Kameny, however, said in his letter that no distinction is made in law among solicitations for sodomy in public places, by word of mouth and those communicated by mail. If he is not prosecuted for his "instant" solicitations, he said, a precedent will have been set.

"It’s an effort to tweak the lion’s tail," Kameny said by phone this week. "Sometimes that tweaking can get you a productive outcome ... It raises the question that if they’ve been solicited and they don’t respond, how can they charge other people for soliciting?"

Also in the letter, Kameny urges people, individually or in groups, to "march into Roanoke police stations and solicit every police officer in sight." He then suggests that defendants and spectators solicit judges and prosecutors in open court. He also has published the names of the four officials on the Internet, and urges people across the nation to send signed letters soliciting for sodomy.

Kent Willis, director of the Virginia chapter of the American Civil Liberties Union, said the law doesn’t draw the distinction of how the solicitation is done, and said Kameny could, in fact, be charged with a crime. Willis said a man was arrested in Loudoun County about five years ago after someone was solicited through the mail and police arranged a meeting.

Ekirch would not comment on whether she will prosecute Kameny. He was not prosecuted in 1972 for his letter to Washington’s three top law enforcement officials. Nor was he prosecuted after he went on an Alexandria gay issues radio show in December and solicited the entire state of Virginia for sodomy. However, an anti-gay group filed a complaint with the Federal Communications Commission.

Most importantly, Kameny said he wants his letter to provide impetus for reconsideration and reform of Virginia’s crimes against nature law – implemented judicially through the disposition of the 18 cases.

However, Sam Garrison, a Roanoke attorney representing nine of the men, said he doesn’t think Kameny’s letter is a helpful approach and said he doesn’t plan to mention it when his cases go to court next month.

"We don’t really need people from Washington to get involved in the Virginia sodomy law," Garrison said. "But he’s free, like any other person ... to express his opinions."

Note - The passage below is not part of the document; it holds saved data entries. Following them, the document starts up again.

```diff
@@ -146,18 +177,13 @@
         wh[t][m] = __builtin_bit_cast(bf16x8, S_.w_big32[((t * MB32 + m) * 2 + 0) * 64 + lane]);
         wl[t][m] = __builtin_bit_cast(bf16x8, S_.w_big32[((t * MB32 + m) * 2 + 1) * 64 + lane]);
       }
-    const int lrow = 32 * yw + n32;
-    const bool valid = lrow < n_prim;
-    const int lr = min(lrow, n_prim - 1);
-    const unsigned prow = (unsigned)prim_ids[lr] * FP + 8u * hf;
+    block_to_lds();
+    const unsigned prow = (unsigned)prim_id * FP + 8u * hf;
     f32x4 pp[2 * KX32];
     const bool has_rem = S_.rem != nullptr;
-    const unsigned rrow = (unsigned)prim_ids[lr] * FUSED_H + 8u * hf;
+    const unsigned rrow = (unsigned)prim_id * FUSED_H + 8u * hf;
     f32x4 rm[4] = {f32x4{0.f, 0.f, 0.f, 0.f}, f32x4{0.f, 0.f, 0.f, 0.f}, f32x4{0.f, 0.f, 0.f, 0.f}, f32x4{0.f, 0.f, 0.f, 0.f}};
     const int64_t rem_stride = (int64_t)S_.n_prim_glob * FUSED_H;
-    const unsigned ag_locs = inc_loc[lr];
-    const f32x4 ag_vals = inc_val4[lr];
-    __builtin_amdgcn_s_waitcnt(0x0F70);
     if (n_snap > 0) {
       const float *base = S_.prim_in + s_begin * prim_stride;
       static_for<2 * KX32>([&](auto i_) {
@@ -172,8 +198,13 @@
         rm[3] = *reinterpret_cast<const f32x4 *>(rb + 20);
       }
     }
+    gather_issue();
+    const unsigned ag_locs = inc_loc[lr];
+    gather_land();
+    __builtin_amdgcn_s_waitcnt(0x0F70);
     WS_STAMP(0);
     lds_barrier();
+    const f32x4 ag_vals = inc_val4[lr];
 
     auto mfma3_32 = [&](const bf16x8 &a_h, const bf16x8 &a_l, const bf16x8 &d_h, const bf16x8 &d_l, f32x16 acc) __attribute__((always_inline)) {
       acc = __builtin_amdgcn_mfma_f32_32x32x16_bf16(a_h, d_l, acc, 0, 0, 0);
@@ -277,15 +308,20 @@
     typedef float f32x16 __attribute__((ext_vector_type(16)));
     constexpr int KS32 = FS / 16, SJ32 = (8 + NX - 1) / NX;
     const int n32 = lane & 31, hf = lane >> 5;
+    issue_block();
+    int sec_id[SJ32];
+#pragma unroll
+    for (int j = 0; j < SJ32; ++j) sec_id[j] = gblk[off.sec + min((xw + NX * j) * 32 + n32, n_sec - 1)];
     bf16x8 w1h[KS32], w1l[KS32];
 #pragma unroll
     for (int t = 0; t < KS32; ++t) {
       w1h[t] = __builtin_bit_cast(bf16x8, S_.w_small32[(t * 2 + 0) * 64 + lane]);
       w1l[t] = __builtin_bit_cast(bf16x8, S_.w_small32[(t * 2 + 1) * 64 + lane]);
     }
+    block_to_lds();
     unsigned srow[SJ32];
 #pragma unroll
-    for (int j = 0; j < SJ32; ++j) srow[j] = ((unsigned)sec_ids[min((xw + NX * j) * 32 + n32, n_sec - 1)] * FS + 8u * hf) * 4u;
+    for (int j = 0; j < SJ32; ++j) srow[j] = ((unsigned)sec_id[j] * FS + 8u * hf) * 4u;
     f32x4 sp[SJ32][2 * KS32];
     auto load_sec_at = [&](const float *base) __attribute__((always_inline)) {
       static_for<SJ32>([&](auto j_) {
@@ -302,6 +338,8 @@
     };
     auto load_sec = [&](int s) __attribute__((always_inline)) { load_sec_at(S_.sec_in + s * sec_stride); };
     const int ro = lane >> 3, c8 = lane & 7, hf8 = ro & 1;
+    if (n_snap > 0) load_sec(s_begin);
+    gather_issue();
     int p3_dmax[U];
     unsigned p3_pk[U][4];
     unsigned p3_jb4 = 0;
@@ -336,6 +374,7 @@
       if (8 * (NX * u + xw) < n_own) n_st += 2;
     }
     const float *bias_l = attn + 2 * FUSED_D + FUSED_H + 4 * c8;
+    gather_land();
     __builtin_amdgcn_s_waitcnt(0x0F70);
 
     auto phase1 = [&](int buf) __attribute__((always_inline)) {
@@ -382,7 +421,6 @@
     };
 
     if (n_snap > 0) {
-      load_sec(s_begin);
       ws_vmcnt(0);
       pin_rows();
       phase1(0);
```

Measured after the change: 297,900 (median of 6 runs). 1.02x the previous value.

Eight of Garrison’s clients, and four men represented by other attorneys, likely will accept plea agreements that allow them to plead no contest to the charges, Ekirch said. Each man who accepts will get a 12-month suspended sentence, along with a $1,000 fine. They also will be barred from Roanoke parks for five years.

Because the agreement is a conditional plea, the men will be allowed to appeal their cases to a higher court. Garrison said his eight clients already have indicated they intend to appeal, while the ninth wants to have his case heard in court.

Willis, meanwhile, does not think Kameny’s letter should merely be considered a publicity stunt. Rather, he said, if more people say what they think of Virginia’s sodomy law, which Willis also called antiquated, it might one day make a difference in the legislature in changing the law. Virginia is one of 14 states that prohibits consensual sodomy among adults.

"When you point out the ridiculousness of a law, you may not make headway in the courts, but you may make headway with the legislators," who are afraid to do anything because of re-election worries, Willis said. "Pointing out inconsistencies in the law should lend a helping hand."